── MATERIAL FOR THIS EXERCISE ──
static int flags_early() { return g_conv_flags | env_gemm_flags(); }
template <bool CONV>
static int launch_gemm_select(odise_hip_ctx* ctx, GemmArgs& g, int batch, int force_tile, int force_split, unsigned tile_mask) {
    const int64_t cus = ctx->cu_count;
    const int nk = (int)ceil_div(g.K, 64);
    bool halo_ok = false;
    int64_t halo_patches = 0;
    if (CONV) {
        const int up = g.cg.ups ? 1 : 0;
        halo_ok = g.cg.KH == 3 && g.cg.KW == 3 && g.cg.stride == 1 && g.cg.pad_t == 1 && g.cg.pad_l == 1 && g.cg.Cin % 64 == 0 &&
                  g.cg.OH == (g.cg.H << up) && g.cg.OW == (g.cg.W << up) && batch == 1 && !(up && (flags_early() & 131072));
        g.cg.halo_tx = (int)ceil_div(g.cg.OW, 16);
        g.cg.halo_ty = (int)ceil_div(g.cg.OH, 16);
        halo_patches = (int64_t)(g.M / (g.cg.OH * g.cg.OW)) * g.cg.halo_tx * g.cg.halo_ty;
    }
    auto blocks = [&](int t) {
        return ((t >= 7 && t <= 9) ? halo_patches : ceil_div(g.M, kTileBM[t])) * ceil_div(g.N, kTileBN[t]) * (int64_t)batch;
    };
    int tile = 2, best_split = 1;
    double best = 1e30;
    const int flags = g_conv_flags | env_gemm_flags();
    const bool pp_base = !(flags & 2) && g.K % 64 == 0 && (!CONV || g.cg.Cin % 64 == 0);
    const bool pp_ok = pp_base && !(CONV && g.cg.ups);
    for (int t = 0; t < kNumTiles; ++t) {
        if (force_tile >= 0 && force_tile < kNumTiles && t != force_tile) continue;
        if (!((tile_mask >> t) & 1)) continue;
        if (t == 6 && (!pp_ok || (flags & 16))) continue;
        if (t >= 7 && t <= 9 && (!halo_ok || !pp_base || (flags & 64))) continue;
        if (t == 9 && (flags & 2048)) continue;
        if (t == 9 && force_tile < 0 && g.N > 128) continue;
        const TileCost& tc = (CONV && pp_ok && t == 4) ? kTileCostPPConv256 : (pp_ok && (t == 3 || t == 4)) ? kTileCostPP[t - 3] :
                             (CONV && t == 6) ? kTileCostConv512 : kTileCost[t];
        if (force_tile < 0) {
            if (kTileBM[t] > 64 && g.M <= kTileBM[t] / 2) continue;
            if (kTileBN[t] > 64 && g.N <= kTileBN[t] / 2 && t != 2) continue;
        }
        const int64_t nb = blocks(t);
        const int64_t slots = cus * tc.slots_per_cu;
        const int max_split = (batch == 1) ? std::max(1, std::min(nk / 2, 32)) : 1;
        for (int sp = 1; sp <= max_split; ++sp) {
            if (force_split > 0 && sp != std::min(force_split, std::max(1, nk))) continue;
            if (sp > 1 && (size_t)sp * g.M * g.N * sizeof(float) > ctx->ws_bytes) break;
            const int per = (t >= 7 && t <= 9) ? (int)ceil_div(nk / 9, sp) * 9 : (int)ceil_div(nk, sp);
            const int eff_sp = (int)ceil_div(nk, per);
            const int64_t nblk = nb * eff_sp;
            const int64_t rounds = ceil_div(nblk, slots);
            const double fill_last = (double)(nblk - (rounds - 1) * slots) / (double)slots;
            double t_us = per * tc.t_ktile * ((double)(rounds - 1) + 0.55 + 0.45 * fill_last) + (double)rounds * tc.t_fixed;
            if (eff_sp > 1) t_us += 4.0 + ((2.0 * eff_sp * 4.0 + 2.0) * (double)g.M * g.N) / 6.0e6;
            if (t_us < best) { best = t_us; tile = t; best_split = eff_sp; }
        }
    }
    if (force_tile >= 0 && force_tile < kNumTiles && !(force_tile == 6 && !pp_ok) && !(force_tile >= 7 && force_tile <= 9 && !(halo_ok && pp_base)))
        tile = force_tile;
    g.splitk = 1;
    g.ktiles_per_split = nk;
    if (force_split > 0 && batch == 1) best_split = std::min(force_split, nk);
    if (best_split > 1 && batch == 1) {
        g.ktiles_per_split = (tile >= 7 && tile <= 9) ? (int)ceil_div(nk / 9, best_split) * 9 : (int)ceil_div(nk, best_split);
        g.splitk = (int)ceil_div(nk, g.ktiles_per_split);
        ODISE_REQUIRE((size_t)g.splitk * g.M * g.N * sizeof(float) <= ctx->ws_bytes, "gemm: split-K workspace too small");
    }
    g_last_tile = tile | (best_split << 8);
    if (ctx->launch_log) launch_log_push(ctx, LaunchRec{(int)CONV, g.M, g.N, g.K, tile, g.splitk});
    if (flags & 32) {
        fprintf(stderr, "GEMMLOG conv=%d M=%d N=%d K=%d batch=%d cin=%d kh=%d h=%d w=%d stride=%d ups=%d tile=%d split=%d pp=%d\n", (int)CONV, g.M, g.N,
                g.K, batch, g.cg.Cin, g.cg.KH, g.cg.H, g.cg.W, g.cg.stride, g.cg.ups, tile, best_split, (int)pp_ok);
    }
    g.ws = (float*)ctx->ws;
    {
        const GemmEpi& e = g.epi;
        const int esz = e.c_dtype == ODISE_F16 ? 2 : 4;
        const int out_vec = (e.geglu ? 4 : 8) * esz;
        auto aligned = [](const void* p, int64_t ld_elems, int64_t stride_elems, int elem, int bytes) {
            return ((uintptr_t)p % bytes) == 0 && (ld_elems * elem) % bytes == 0 && (stride_elems * elem) % bytes == 0;
        };
        bool ok = aligned(e.C, e.ldc, e.strideC, esz, out_vec);
        ok = ok && (!e.residual || (!e.geglu && aligned(e.residual, e.ldr, e.strideR, 2, 16)));
        ok = ok && (!e.bias_n || ((uintptr_t)e.bias_n & 15) == 0);
        ok = ok && (!e.rowgroup_add || (((uintptr_t)e.rowgroup_add & 15) == 0 && e.ldg % 4 == 0));
        ok = ok && (!e.geglu || e.act == ODISE_ACT_NONE);
        g.epi.fast = ok ? 1 : 0;
        const int n_out = e.geglu ? g.N / 2 : g.N;
        g.epi.f16path = (ok && e.c_dtype == ODISE_F16 && g.N % 8 == 0 && n_out % 8 == 0 && aligned(e.C, e.ldc, e.strideC, 2, 16) &&
                         (!e.residual || aligned(e.residual, e.ldr, e.strideR, 2, 8))) ? 1 : 0;
    }
    if (g.epi.ln_part || g.epi.ln_final || g.epi.ln_stats_out) {
        ODISE_REQUIRE(!CONV && (tile == 4 || tile == 5) && g.splitk == 1 && g.epi.f16path && !g.epi.geglu && batch == 1 &&
                          (!g.epi.ln_stats_out || (tile == 4 && g.N % kLnPartCols == 0)),
                      "gemm_ln: M=%d N=%d K=%d cannot take the folded-LayerNorm path", g.M, g.N, g.K);
    }
    g.stats_blocks = 0;
    if (g.epi.gn_stats) {
        const int ohw = CONV ? g.cg.OH * g.cg.OW : 0;
        const bool pp2_used = (tile == 4) && pp_ok && ((flags & 512) || (!(flags & 1024) && CONV));
        bool ok = CONV && g.splitk == 1 && g.epi.fast && g.N % 8 == 0 && ((tile >= 7 && tile <= 9) || (tile == 6 && pp_ok && !(flags & 512)) || pp2_used);
        if (ok && tile >= 7) g.stats_blocks = g.cg.halo_tx * g.cg.halo_ty;
        else if (ok && ohw % kTileBM[tile] == 0) g.stats_blocks = ohw / kTileBM[tile];
        else ok = false;
        if (!ok) { g.epi.gn_stats = nullptr; g.stats_blocks = 0; }
    }
    g.zeros = (const f16*)ctx->zeros;
    g.epi_block = (flags & 32768) ? 1 : 0;
#ifdef ODISE_TOOLS
    static const int freeze_k = (getenv("ODISE_GEMM_FREEZE_K") ? 16 : 0) | (getenv("ODISE_NO_RES_PREFETCH") ? 64 : 0);
    g.dbg = g_gemm_debug | freeze_k;
#else
    g.dbg = 0;
#endif
    if (tile >= 7) {
        g.cg.chunk_major = 1;
        if (tile == 9) return launch_conv3_halo4<128>(ctx, g);
        return tile == 7 ? launch_conv3_halo<256, 2>(ctx, g) : launch_conv3_halo<128, 1>(ctx, g);
    }
    g.cg.halo_tx = g.cg.halo_ty = 0;
    const bool pp2_auto = !(flags & 1024) && ((CONV && tile != 6) || (!CONV && blocks(tile) * (g.splitk > 1 ? g.splitk : 1) <= 2 * cus));
    if ((tile == 3 || tile == 4 || tile == 6) && pp_ok && ((flags & 512) || pp2_auto)) {
        if (tile == 6) return launch_gemm_pp2<512, 128, 1, 2, CONV>(ctx, g, batch);
        if (tile == 3) return launch_gemm_pp2<256, 320, 2, 1, CONV>(ctx, g, batch);
        return launch_gemm_pp2<256, 256, 2, 2, CONV>(ctx, g, batch);
    }
    if ((tile == 3 || tile == 4 || tile == 6) && pp_ok) {
        if (tile == 6) return launch_gemm_pp<512, 128, 1, 2, CONV>(ctx, g, batch);
        if (tile == 3) return launch_gemm_pp<256, 320, 2, 1, CONV>(ctx, g, batch);
        return launch_gemm_pp<256, 256, 2, 2, CONV>(ctx, g, batch);
    }
    switch (tile) {
        case 0: return launch_gemm_t<128, 128, 2, 2, CONV>(ctx, g, batch);
        case 1: return launch_gemm_t<64, 128, 2, 2, CONV>(ctx, g, batch);
        case 3: return launch_gemm_t<256, 320, 4, 2, CONV>(ctx, g, batch);
        case 4: return launch_gemm_t<256, 256, 4, 2, CONV>(ctx, g, batch);
        case 5: return launch_gemm_t<256, 128, 4, 2, CONV>(ctx, g, batch);
        default: return launch_gemm_t<64, 64, 2, 2, CONV>(ctx, g, batch);
    }
}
───
## GOAL OF THE EXERCISE
Restate exactly, and only, every line from the one that contains "case 5: return" through the last line of the records.

## SOLUTION
        case 5: return launch_gemm_t<256, 128, 4, 2, CONV>(ctx, g, batch);
        default: return launch_gemm_t<64, 64, 2, 2, CONV>(ctx, g, batch);
    }
}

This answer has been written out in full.